▸ What the task requires:
Your response must be made up of each line in the data below that contains the string "ChanCopy".
○ ○ ○ ○ ○
+        case 4: return launch_fuse_ablate_g<4>(N, P, R, stack, ld, col_of_channel, copy, att, mode, out_tables, out_att, stream);
+        case 8: return launch_fuse_ablate_g<8>(N, P, R, stack, ld, col_of_channel, copy, att, mode, out_tables, out_att, stream);
+        case 16: return launch_fuse_ablate_g<16>(N, P, R, stack, ld, col_of_channel, copy, att, mode, out_tables, out_att, stream);
+        case 32: return launch_fuse_ablate_g<32>(N, P, R, stack, ld, col_of_channel, copy, att, mode, out_tables, out_att, stream);
+        default: return launch_fuse_ablate_g<64>(N, P, R, stack, ld, col_of_channel, copy, att, mode, out_tables, out_att, stream);
     }
 }
 
@@ -147,7 +150,7 @@
                     PEA_ERR_ARG, "fuse_ablate: channel %d column %d outside the stack row", p, col_of_channel_host[p]);
         cols.c[p] = col_of_channel_host[p];
     }
-    return launch_fuse_ablate(num_nodes, P, R, stack, ld_stack, cols, att, fuse_mode, out_tables, out_att, (hipStream_t)stream);
+    return launch_fuse_ablate(num_nodes, P, R, stack, ld_stack, cols, ChanCopy{}, att, fuse_mode, out_tables, out_att, (hipStream_t)stream);
 }
 
 extern "C" int pea_model_forward_ablate(pea_model *model, const float *const *params_host, const float *x, const float *att,
diff --git a/graph_recsys_benchmark_amd/csrc/common.h b/graph_recsys_benchmark_amd/csrc/common.h
--- a/graph_recsys_benchmark_amd/csrc/common.h
+++ b/graph_recsys_benchmark_amd/csrc/common.h
@@ -339,6 +339,23 @@
 struct ChanCols {
     int c[kMaxChannels];
 };
+struct CopyRows {
+    const unsigned char *deg0;
+    const float *t;
+    const float *bias;
+    const float *dinv;
+    int ld;
+    int F;
+    int att_src_at, att_dst_at;
+};
+struct ChanCopy {
+    int on = 0;
+    int relu = 0;
+    float neg_slope = 0.f;
+    CopyRows c[kMaxChannels] = {};
+};
+inline size_t copy_lds_bytes(const ChanCopy &cc, int P, int R) { return cc.on ? (size_t)3 * P * R * sizeof(float) : 0; }
+constexpr size_t kCopyLdsMax = 48 * 1024;
 struct FuseSelect {
     const int64_t *ids = nullptr;
     int64_t id_stride = 1, n = 0;
@@ -346,12 +363,12 @@
     int *err = nullptr;
     int rank = 0, world = 1, tile = 1;
 };
-int launch_fuse(int64_t N, int P, int R, const float *stack, int64_t ld, const ChanCols &col_of_channel,
+int launch_fuse(int64_t N, int P, int R, const float *stack, int64_t ld, const ChanCols &col_of_channel, const ChanCopy &copy,
                 const float *att, int masked, int mode, const int *rows, int64_t n_rows, float *out,
                 float *out_stack, hipStream_t stream, const FuseSelect *sel = nullptr);
 
 int launch_fuse_ablate(int64_t N, int P, int R, const float *stack, int64_t ld, const ChanCols &col_of_channel,
-                       const float *att, int mode, float *out_tables, float *out_att, hipStream_t stream);
+                       const ChanCopy &copy, const float *att, int mode, float *out_tables, float *out_att, hipStream_t stream);
 struct AblateOut {
     float *tables = nullptr;
     float *att = nullptr;
diff --git a/graph_recsys_benchmark_amd/csrc/fuse_score.hip b/graph_recsys_benchmark_amd/csrc/fuse_score.hip
--- a/graph_recsys_benchmark_amd/csrc/fuse_score.hip
+++ b/graph_recsys_benchmark_amd/csrc/fuse_score.hip
@@ -9,7 +9,7 @@
 template <int G>
 __global__ __launch_bounds__(256) void fuse_kernel(int64_t n_rows, const int *__restrict__ rows, int P, int R,
                                                    const float *__restrict__ stack, int64_t ld,
-                                                   const ChanCols col_of_channel,
+                                                   const ChanCols col_of_channel, const ChanCopy copy,
                                                    const float *__restrict__ att, int masked, int mode,
                                                    float *__restrict__ out, float *__restrict__ out_stack,
                                                    unsigned fuse_blocks, const FuseSelect sel, int64_t N) {
@@ -35,8 +35,10 @@
     const int c4 = sl * 4 < R ? sl * 4 : 0;
     float m = -3.0e38f, s = 0.f;
     float4 acc = make_float4(0.f, 0.f, 0.f, 0.f);
+    const unsigned long long lone = copy_row_bits(copy, P, n);
+    stage_copy_rows(copy, P, R, smem);
     for (int p = 0; p < P; ++p) {
-        float4 x = ld4(stack + n * ld + col_of_channel.c[p] + c4);
+        float4 x = chan_value(stack + n * ld + col_of_channel.c[p], copy.c[p], copy, smem + 3 * p * R, R, (lone >> p) & 1, n, c4, sl);
         if (p == masked) x = make_float4(0.f, 0.f, 0.f, 0.f);
         if (out_stack && active) *reinterpret_cast<float4 *>(out_stack + (n * P + p) * R + c4) = x;
         if (mode == PEA_FUSE_MEAN) {
@@ -161,7 +163,7 @@
 
 }
 
-int launch_fuse(int64_t N, int P, int R, const float *stack, int64_t ld, const ChanCols &col_of_channel,
+int launch_fuse(int64_t N, int P, int R, const float *stack, int64_t ld, const ChanCols &col_of_channel, const ChanCopy &copy,
                 const float *att, int masked, int mode, const int *rows, int64_t n_rows, float *out,
                 float *out_stack, hipStream_t stream, const FuseSelect *sel_in) {
     PEA_REQUIRE(P > 0 && P <= kMaxChannels && R > 0 && R % 4 == 0 && R <= 256, PEA_ERR_ARG,
@@ -178,13 +180,15 @@
     }
     if (n_rows <= 0 && sel.n <= 0) return PEA_OK;
     const int G = lanes_for_r(R);
+    const size_t lds = copy_lds_bytes(copy, P, R);
+    PEA_REQUIRE(lds <= kCopyLdsMax, PEA_ERR_ARG, "fuse: copy rows of a %d x %d stack", P, R);
     ProfScope ps("fuse", stream, 4.0 * (double)(n_rows + sel.n) * R * (P + 1));
     const unsigned fuse_blocks = (unsigned)((std::max<int64_t>(n_rows, 0) + (256 / G) - 1) / (256 / G));
     const unsigned blocks = fuse_blocks + (unsigned)((sel.n + (256 / G) - 1) / (256 / G));
 #define PEA_FUSE_CASE(g)                                                                                       \
     case g:                                                                                                    \
-        PEA_LAUNCH(fuse_kernel<g>, dim3(blocks), dim3(256), 0, stream, n_rows, rows, P, R, stack, ld, \
-                           col_of_channel, att, masked, mode, out, out_stack, fuse_blocks, sel, N);            \
+        PEA_LAUNCH(fuse_kernel<g>, dim3(blocks), dim3(256), lds, stream, n_rows, rows, P, R, stack, ld, \
+                           col_of_channel, copy, att, masked, mode, out, out_stack, fuse_blocks, sel, N);            \
         break;
     switch (G) {
         PEA_FUSE_CASE(1)
@@ -194,8 +198,8 @@
         PEA_FUSE_CASE(16)
         PEA_FUSE_CASE(32)
         default:
-            PEA_LAUNCH(fuse_kernel<64>, dim3(blocks), dim3(256), 0, stream, n_rows, rows, P, R, stack, ld,
-                               col_of_channel, att, masked, mode, out, out_stack, fuse_blocks, sel, N);
+            PEA_LAUNCH(fuse_kernel<64>, dim3(blocks), dim3(256), lds, stream, n_rows, rows, P, R, stack, ld,
+                               col_of_channel, copy, att, masked, mode, out, out_stack, fuse_blocks, sel, N);
     }
 #undef PEA_FUSE_CASE
     PEA_HIP(hipGetLastError());
@@ -337,6 +341,6 @@
                     PEA_ERR_ARG, "fuse: channel %d column %d outside the stack row", p, col_of_channel_host[p]);
         cols.c[p] = col_of_channel_host[p];
     }
-    return pea::launch_fuse(num_nodes, P, R, stack, ld_stack, cols, att, masked_channel, fuse_mode, nullptr, num_nodes, out,
+    return pea::launch_fuse(num_nodes, P, R, stack, ld_stack, cols, pea::ChanCopy{}, att, masked_channel, fuse_mode, nullptr, num_nodes, out,
                             nullptr, (hipStream_t)stream);
 }
diff --git a/graph_recsys_benchmark_amd/csrc/mlp2.hip b/graph_recsys_benchmark_amd/csrc/mlp2.hip
--- a/graph_recsys_benchmark_amd/csrc/mlp2.hip
+++ b/graph_recsys_benchmark_amd/csrc/mlp2.hip
@@ -58,12 +58,25 @@
         }
     }
     if (gat) {
+        constexpr int kPackTerms = 16;
         for (int k = (int)threadIdx.x * kPackSplit + part; k < EMB; k += ts) {
             float s = 0.f, d = 0.f;
-            for (int i = 0; i < HID; ++i) {
-                const float w = C.w0[(size_t)i * EMB + k];
-                s = fmaf(C.att_src0[i], w, s);
-                d = fmaf(C.att_dst0[i], w, d);
+            for (int i0 = 0; i0 < HID; i0 += kPackTerms) {
+                float w[kPackTerms], as[kPackTerms], ad[kPackTerms];
+#pragma unroll
+                for (int u = 0; u < kPackTerms; ++u) {
+                    const int i = min(i0 + u, HID - 1);
+                    w[u] = C.w0[(size_t)i * EMB + k];
+                    as[u] = C.att_src0[i];
+                    ad[u] = C.att_dst0[i];
+                }
+#pragma unroll
+                for (int u = 0; u < kPackTerms; ++u) {
+                    if (i0 + u < HID) {
+                        s = fmaf(as[u], w[u], s);
+                        d = fmaf(ad[u], w[u], d);
+                    }
+                }
             }
             C.ws[k] = s;
             C.wd[k] = d;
○ ○ ○ ○ ○
▸ Output for this exercise:
+    return launch_fuse_ablate(num_nodes, P, R, stack, ld_stack, cols, ChanCopy{}, att, fuse_mode, out_tables, out_att, (hipStream_t)stream);
+struct ChanCopy {
+inline size_t copy_lds_bytes(const ChanCopy &cc, int P, int R) { return cc.on ? (size_t)3 * P * R * sizeof(float) : 0; }
+int launch_fuse(int64_t N, int P, int R, const float *stack, int64_t ld, const ChanCols &col_of_channel, const ChanCopy &copy,
+                       const ChanCopy &copy, const float *att, int mode, float *out_tables, float *out_att, hipStream_t stream);
+                                                   const ChanCols col_of_channel, const ChanCopy copy,
+int launch_fuse(int64_t N, int P, int R, const float *stack, int64_t ld, const ChanCols &col_of_channel, const ChanCopy &copy,
+    return pea::launch_fuse(num_nodes, P, R, stack, ld_stack, cols, pea::ChanCopy{}, att, masked_channel, fuse_mode, nullptr, num_nodes, out,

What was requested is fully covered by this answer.